Lines with the string "return" must each be copied from the listing.

[Opening Material for this task section]

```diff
@@ -334,9 +352,8 @@
     const int off = causal_offset < kv_len ? causal_offset : kv_len;
     const FlashIrope ex{positions, attn_scale, floor_scale, off, pos_is_i64};
     const float scale = 1.0f / sqrtf((float)d);
-    const int kv_seen = (long long)off + q_len < kv_len ? off + q_len : kv_len;
 #define PGK_IROPE_CASE(T, DD) \
-    return flash_launch<T, DD, FlashIrope>((const T*)q, (const T*)k, (const T*)v, (T*)out, hq, hkv, q_len, kv_len, scale, sd, st, nullptr, nullptr, ex, kv_seen)
+    return flash_launch<T, DD, FlashIrope>((const T*)q, (const T*)k, (const T*)v, (T*)out, hq, hkv, q_len, kv_len, scale, sd, st, nullptr, nullptr, ex)
     if (dt16 == 0) {
         if (d == 128) PGK_IROPE_CASE(bf16, 128);
         PGK_IROPE_CASE(bf16, 64);
@@ -370,3 +387,12 @@
 }
 
 }
+
+extern "C" pgk_status pgk_flash_run_plan(int hq, int q_len, int kv_len, int* run_tiles, int* cut_tiles, int* runs_per_head) {
+    PGK_REQUIRE(hq > 0 && q_len > 0 && kv_len >= q_len, "pgk_flash_run_plan: bad shape hq=%d q_len=%d kv_len=%d", hq, q_len, kv_len);
+    const pgk::FlashRuns fr = pgk::flash_runs(hq, q_len, kv_len, kv_len - q_len, pgk::flash_force_r());
+    if (run_tiles) *run_tiles = fr.R;
+    if (cut_tiles) *cut_tiles = fr.nst;
+    if (runs_per_head) *runs_per_head = fr.nr;
+    return PGK_OK;
+}
```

[Closing Material for this task section]

## Exercise response
-    return flash_launch<T, DD, FlashIrope>((const T*)q, (const T*)k, (const T*)v, (T*)out, hq, hkv, q_len, kv_len, scale, sd, st, nullptr, nullptr, ex, kv_seen)
+    return flash_launch<T, DD, FlashIrope>((const T*)q, (const T*)k, (const T*)v, (T*)out, hq, hkv, q_len, kv_len, scale, sd, st, nullptr, nullptr, ex)
+    return PGK_OK;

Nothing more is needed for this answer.